** What you will do **
Go through each line of the records below and count those with the word "resizeRows"; give only the total.

** Provided records **
┄┄┄┄┄┄┄┄┄┄

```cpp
int orbx_extract_batch_device(orbx_t *h, const uint8_t *d_images, int rows, int cols, size_t stride, size_t frame_stride,
                              int nframes, int lap0, int lap1, orbx_keypoint_t *d_kps, uint8_t *d_desc, int32_t *d_counts,
                              int cap, void *stream_) {
  if (!h) return ORBX_E_ARG;
  if (!d_images || rows <= 0 || cols <= 0 || nframes <= 0) return ORBX_E_EMPTY;
  if (!d_kps || !d_desc || !d_counts || cap <= 0 || stride < (size_t)cols) return ORBX_E_ARG;
  int rc = orbx_configure(h, rows, cols, std::max(nframes, h->rows == rows && h->cols == cols ? h->max_batch : 1));
  if (rc < 0) return rc;
  if (cap < h->maxKeypoints) { h->err = "cap below orbx_configure()'s bound"; return ORBX_E_CAP; }
  XCHECK(h, hipSetDevice(h->device));
  hipStream_t s = (hipStream_t)stream_;
  FrameParams P;
  memset(&P, 0, sizeof(P));
  for (int l = 0; l < h->nlevels; l++) P.geom[l] = h->geom[l];
  P.nlevels = h->nlevels;
  P.nframes = nframes;
  P.iniTh = h->iniThFAST;
  P.minTh = h->minThFAST;
  P.lap0 = lap0;
  P.lap1 = lap1;
  P.img0 = d_images;
  P.img0_stride = stride;
  P.img0_frame_stride = frame_stride;
  P.pyr = (uint8_t *)h->d_pyr.p;       P.pyr_fs = h->pyr_fs;
  P.blur = (uint8_t *)h->d_blur.p;     P.blur_fs = h->blur_fs;
  P.cellCnt = (uint32_t *)h->d_cellCnt.p; P.cell_fs = h->cell_fs;
  P.slots = (uint32_t *)h->d_slots.p;  P.slot_fs = h->slot_fs;
  P.cand = (uint32_t *)h->d_cand.p;    P.cand_fs = h->cand_fs;
  P.knode = (uint16_t *)h->d_knode.p;
  P.lkp = (uint32_t *)h->d_lkp.p;      P.lkp_fs = h->lkp_fs;
  P.lrank = (uint16_t *)h->d_lrank.p;
  P.lcnt = (int32_t *)h->d_lcnt.p;
  P.candCnt = (int32_t *)h->d_candCnt.p;
  P.xtab = (const int2 *)h->d_xtab.p;
  P.ytab = (const int2 *)h->d_ytab.p;
  P.disc = (const int8_t *)h->d_disc.p;
  P.totalTiles = h->totalTiles;
  P.totalCells = h->totalCells;
  P.cells = (const uint32_t *)h->d_cells.p;
  P.groups = (const uint32_t *)h->d_groups.p;
  P.totalGroups = h->totalGroups;
  P.magicGroups = magic_div((uint32_t)std::max(h->totalGroups, 1));
  P.tiles = (const uint32_t *)h->d_tiles.p;
  P.magicCells = magic_div((uint32_t)std::max(h->totalCells, 1));
  P.magicTiles = magic_div((uint32_t)std::max(h->totalTiles, 1));
  const bool wide = (long long)h->nlevels * nframes <= 32;
  const int describeGroups = wide ? ORB_DESCRIBE_GROUPS(h->totalKp, 1) : ORB_DESCRIBE_GROUPS(h->totalKp, ORB_DESCRIBE_K);
  P.magicKpBlk = magic_div((uint32_t)describeGroups);
  P.totalKp = h->totalKp;
  P.octCap = h->octCap;
  P.chain = (const ChainTile *)h->d_chain.p; P.chainBuf0 = h->chainBuf0; P.chainBuf1 = h->chainBuf1;
  P.out_kps = d_kps;
  P.out_desc = d_desc;
  P.out_counts = d_counts;
  P.cap = cap;
  const bool prof = h->profiling && h->ev_ok;
  hipEvent_t *pev = h->ev[h->prof_head % PROF_DEPTH];
  if (prof) XCHECK(h, hipEventRecord(pev[0], s));
  const bool printForms = getenv("ORBHIP_PRINT_EXTRACT_FORMS") != nullptr;
  std::string pyrForm = h->nlevels == 1 ? "none" : "";
  if (wide && h->chainTiles > 0) { hipLaunchKernelGGL(k_pyramid_chain, dim3(h->chainTiles * nframes), dim3(CHAIN_NT), h->chainLds, s, P); pyrForm = "chain"; }
  else
  for (int l = 1; l < h->nlevels; l++) {
    const LevelGeom &G = h->geom[l], &Gs = h->geom[l - 1];
    const int rowBytes = (int)align_up((size_t)Gs.w + 4, 16);
    const int wq = (G.w + 3) & ~3;
    const int tPitch2 = (int)align_up((size_t)wq * 2, 8);
    const size_t lds2 = (size_t)G.resizeSrcRows * rowBytes + align_up((size_t)G.resizeSrcRows * tPitch2, 16) + 16 * RESIZE_ROWS_MAX;
    const bool twoPass = G.resizeSrcRows <= RESIZE_MAXSRC && (double)Gs.w / G.w < 3.0 && lds2 <= ORB_LDS_LIMIT - 1024;
    const int tPitch = twoPass ? tPitch2 : 0;
    const size_t lds = twoPass ? lds2 : (size_t)wq * 8;
    hipLaunchKernelGGL(k_resize, dim3(((G.h + G.resizeRows - 1) / G.resizeRows) * nframes), dim3(256), lds, s, P, l, rowBytes, tPitch, G.resizeSrcRows);
    if (printForms) pyrForm += std::string(l > 1 ? "," : "") + (!twoPass ? "1p" : G.resizeRows == 16 ? "2p16" : "2p8");
  }
  if (prof) XCHECK(h, hipEventRecord(pev[1], s));
  if (h->totalGroups > 0) hipLaunchKernelGGL(k_fast, dim3(h->totalGroups * nframes), dim3(FAST_NT), 0, s, P);
  if (prof) XCHECK(h, hipEventRecord(pev[2], s));
  if (wide) {
    if (h->octCellsLds) hipLaunchKernelGGL((k_octree<1024, true>), dim3(h->nlevels * nframes), dim3(1024), h->octLds, s, P, (uint32_t *)h->d_cellOff.p);
    else hipLaunchKernelGGL((k_octree<1024, false>), dim3(h->nlevels * nframes), dim3(1024), h->octLds, s, P, (uint32_t *)h->d_cellOff.p);
  } else {
    if (h->octCellsLds) hipLaunchKernelGGL((k_octree<256, true>), dim3(h->nlevels * nframes), dim3(256), h->octLds, s, P, (uint32_t *)h->d_cellOff.p);
    else hipLaunchKernelGGL((k_octree<256, false>), dim3(h->nlevels * nframes), dim3(256), h->octLds, s, P, (uint32_t *)h->d_cellOff.p);
  }
  if (prof) XCHECK(h, hipEventRecord(pev[3], s));
  hipLaunchKernelGGL(k_blur, dim3(h->totalTiles * nframes), dim3(256), 0, s, P);
  if (prof) XCHECK(h, hipEventRecord(pev[4], s));
  if (wide) hipLaunchKernelGGL(k_describe<1>, dim3(describeGroups * nframes), dim3(256), 0, s, P);
  else hipLaunchKernelGGL(k_describe<ORB_DESCRIBE_K>, dim3(describeGroups * nframes), dim3(256), 0, s, P);
  if (prof) { XCHECK(h, hipEventRecord(pev[5], s)); h->prof_head++; h->stage_valid = true; }
  XCHECK(h, hipGetLastError());
  if (printForms) {
    int aligned0 = 0;
    for (int f = 0; f < nframes; f++) aligned0 += (((uintptr_t)(d_images + (size_t)f * frame_stride) | (uintptr_t)stride) & 3u) == 0;
    const LevelGeom &G0 = h->geom[0];
    const int blur0dma = G0.w >= 160 && G0.h >= 40 && (G0.w & 15) == 0 ? aligned0 : 0;
    fprintf(stderr, "orbhip: extract nframes %d pyramid %s octree %d/%s aligned0 %d blur0dma %d describe %d\n", nframes, pyrForm.c_str(), wide ? 1024 : 256,
            h->octCellsLds ? "lds" : "global", aligned0, blur0dma, wide ? 1 : ORB_DESCRIBE_K);
  }
  h->last = P;
  h->have_last = true;
  if (!h->in_capture) {
    if (!h->last_done) XCHECK(h, hipEventCreateWithFlags(&h->last_done, hipEventDisableTiming));
    XCHECK(h, hipEventRecord(h->last_done, s));
    h->last_pending = true;
  }
  return 0;
}

int orbx_extract(orbx_t *h, const uint8_t *image, int rows, int cols, size_t stride, int lap0, int lap1,
                 orbx_keypoint_t *keypoints, uint8_t *descriptors, int cap, int *n_out) {
  if (!h) return ORBX_E_ARG;
  if (n_out) *n_out = 0;
  if (!image || rows <= 0 || cols <= 0) return ORBX_E_EMPTY;
  if (stride < (size_t)cols || !n_out) return ORBX_E_ARG;
  int rc = orbx_configure(h, rows, cols, h->rows == rows && h->cols == cols ? h->max_batch : 1);
  if (rc < 0) return rc;
  const int icap = h->maxKeypoints;
  const size_t dstride = align_up((size_t)cols, 64);
  XCHECK(h, hipSetDevice(h->device));
  XCHECK(h, h->d_img.reserve(dstride * rows));
  const size_t in_bytes = dstride * rows, kp_bytes = sizeof(orbx_keypoint_t) * (size_t)icap, de_bytes = 32 * (size_t)icap;
  const size_t kp_off = 64, de_off = kp_off + align_up(kp_bytes, 64), out_bytes = de_off + de_bytes;
  XCHECK(h, h->d_okps.reserve(out_bytes));
  if (h->pin_in_bytes < in_bytes) {
    if (h->pin_in) (void)hipHostFree(h->pin_in);
    h->pin_in = nullptr; h->pin_in_bytes = 0;
    XCHECK(h, hipHostMalloc(&h->pin_in, in_bytes, hipHostMallocDefault));
    h->pin_in_bytes = in_bytes;
  }
  if (h->pin_out_bytes < out_bytes) {
    if (h->pin_out) (void)hipHostFree(h->pin_out);
    h->pin_out = nullptr; h->pin_out_bytes = 0;
    XCHECK(h, hipHostMalloc(&h->pin_out, out_bytes, hipHostMallocDefault));
    h->pin_out_bytes = out_bytes;
  }
  const auto t0 = std::chrono::steady_clock::now();
  for (int y = 0; y < rows; y++) memcpy((uint8_t *)h->pin_in + (size_t)y * dstride, image + (size_t)y * stride, (size_t)cols);
  const auto t1 = std::chrono::steady_clock::now();
  uint8_t *po = (uint8_t *)h->pin_out;
  auto enqueue = [&]() -> int {
    XCHECK(h, hipMemcpyAsync(h->d_img.p, h->pin_in, in_bytes, hipMemcpyHostToDevice, h->stream));
    uint8_t *dout = (uint8_t *)h->d_okps.p;
    const int r = orbx_extract_batch_device(h, (const uint8_t *)h->d_img.p, rows, cols, dstride, dstride * rows, 1, lap0, lap1,
                                            (orbx_keypoint_t *)(dout + kp_off), dout + de_off, (int32_t *)dout, icap, h->stream);
    if (r < 0) return r;
    XCHECK(h, hipMemcpyAsync(po, dout, out_bytes, hipMemcpyDeviceToHost, h->stream));
    return 0;
  };
  bool launched = false;
  if (h->graph_ok && !h->profiling) {
    auto &K = h->graph_key;
    const bool same = h->graph && K.rows == rows && K.cols == cols && K.lap0 == lap0 && K.lap1 == lap1 && K.icap == icap && K.pin_in == h->pin_in &&
                      K.pin_out == h->pin_out && K.d_img == h->d_img.p && K.d_okps == h->d_okps.p && K.d_pyr == h->d_pyr.p;
    if (!same) {
      if (h->graph) { (void)hipGraphExecDestroy(h->graph); h->graph = nullptr; }
      hipGraph_t g = nullptr;
      if (hipStreamBeginCapture(h->stream, hipStreamCaptureModeThreadLocal) == hipSuccess) {
        h->in_capture = true;
        const int r = enqueue();
        h->in_capture = false;
        const hipError_t e = hipStreamEndCapture(h->stream, &g);
        if (r == 0 && e == hipSuccess && g && hipGraphInstantiate(&h->graph, g, nullptr, nullptr, 0) == hipSuccess) {
          K.rows = rows; K.cols = cols; K.lap0 = lap0; K.lap1 = lap1; K.icap = icap; K.pin_in = h->pin_in; K.pin_out = h->pin_out;
          K.d_img = h->d_img.p; K.d_okps = h->d_okps.p; K.d_pyr = h->d_pyr.p;
        } else {
          h->graph = nullptr;
          h->graph_ok = false;
          (void)hipGetLastError();
        }
        if (g) (void)hipGraphDestroy(g);
      } else {
        h->graph_ok = false;
        (void)hipGetLastError();
      }
    }
    if (h->graph) {
      XCHECK(h, hipGraphLaunch(h->graph, h->stream));
      launched = true;
    }
  }
  if (!launched) { rc = enqueue(); if (rc < 0) return rc; }
  const auto t2 = std::chrono::steady_clock::now();
  XCHECK(h, hipStreamSynchronize(h->stream));
  const auto t3 = std::chrono::steady_clock::now();
  h->last_pending = false;
  int32_t counts[2];
  memcpy(counts, po, sizeof(counts));
  *n_out = counts[0];
  if (counts[0] > cap) return ORBX_E_CAP;
  if (counts[0] > 0) {
    if (!keypoints || !descriptors) return ORBX_E_ARG;
    memcpy(keypoints, po + kp_off, sizeof(orbx_keypoint_t) * (size_t)counts[0]);
    memcpy(descriptors, po + de_off, 32 * (size_t)counts[0]);
  }
  const auto t4 = std::chrono::steady_clock::now();
  auto us = [](std::chrono::steady_clock::time_point a, std::chrono::steady_clock::time_point b) { return std::chrono::duration<float, std::micro>(b - a).count(); };
  h->host_us[0] = us(t0, t1); h->host_us[1] = us(t1, t2); h->host_us[2] = us(t2, t3); h->host_us[3] = us(t3, t4);
  return counts[1];
}

int orbx_get_host_us(const orbx_t *h, float *us, int cap) {
  if (!h || !us || cap < 4) return ORBX_E_ARG;
  for (int i = 0; i < 4; i++) us[i] = h->host_us[i];
  return 4;
}

int orbx_cvt_color_gray_device(const uint8_t *d_src, int rows, int cols, size_t src_stride, int channels, int rgb_order, uint8_t *d_dst,
                               size_t dst_stride, void *stream) {
  if (!d_src || !d_dst || rows <= 0 || cols <= 0 || (channels != 3 && channels != 4) || src_stride < (size_t)cols * channels || dst_stride < (size_t)cols)
    return ORBX_E_ARG;
  hipLaunchKernelGGL(k_cvt_gray, dim3((cols + 1023) / 1024, rows), dim3(256), 0, (hipStream_t)stream, d_src, rows, cols, src_stride, channels,
                     rgb_order ? 1 : 0, d_dst, dst_stride);
  return hipGetLastError() == hipSuccess ? 0 : ORBX_E_HIP;
}

int orbx_cvt_color_gray(orbx_t *h, const uint8_t *src, int rows, int cols, size_t src_stride, int channels, int rgb_order, uint8_t *dst,
                        size_t dst_stride) {
  if (!h || !src || !dst || rows <= 0 || cols <= 0 || (channels != 3 && channels != 4) || src_stride < (size_t)cols * channels || dst_stride < (size_t)cols)
    return ORBX_E_ARG;
  XCHECK(h, hipSetDevice(h->device));
  const size_t sbytes = (size_t)cols * channels, dpitch = align_up((size_t)cols, 64);
  XCHECK(h, h->stereo[0].reserve(sbytes * rows));
  XCHECK(h, h->stereo[1].reserve(dpitch * rows));
  XCHECK(h, hipMemcpy2DAsync(h->stereo[0].p, sbytes, src, src_stride, sbytes, (size_t)rows, hipMemcpyHostToDevice, h->stream));
// ... 1784 lines not shown
```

┄┄┄┄┄┄┄┄┄┄

** Solved exercise **
2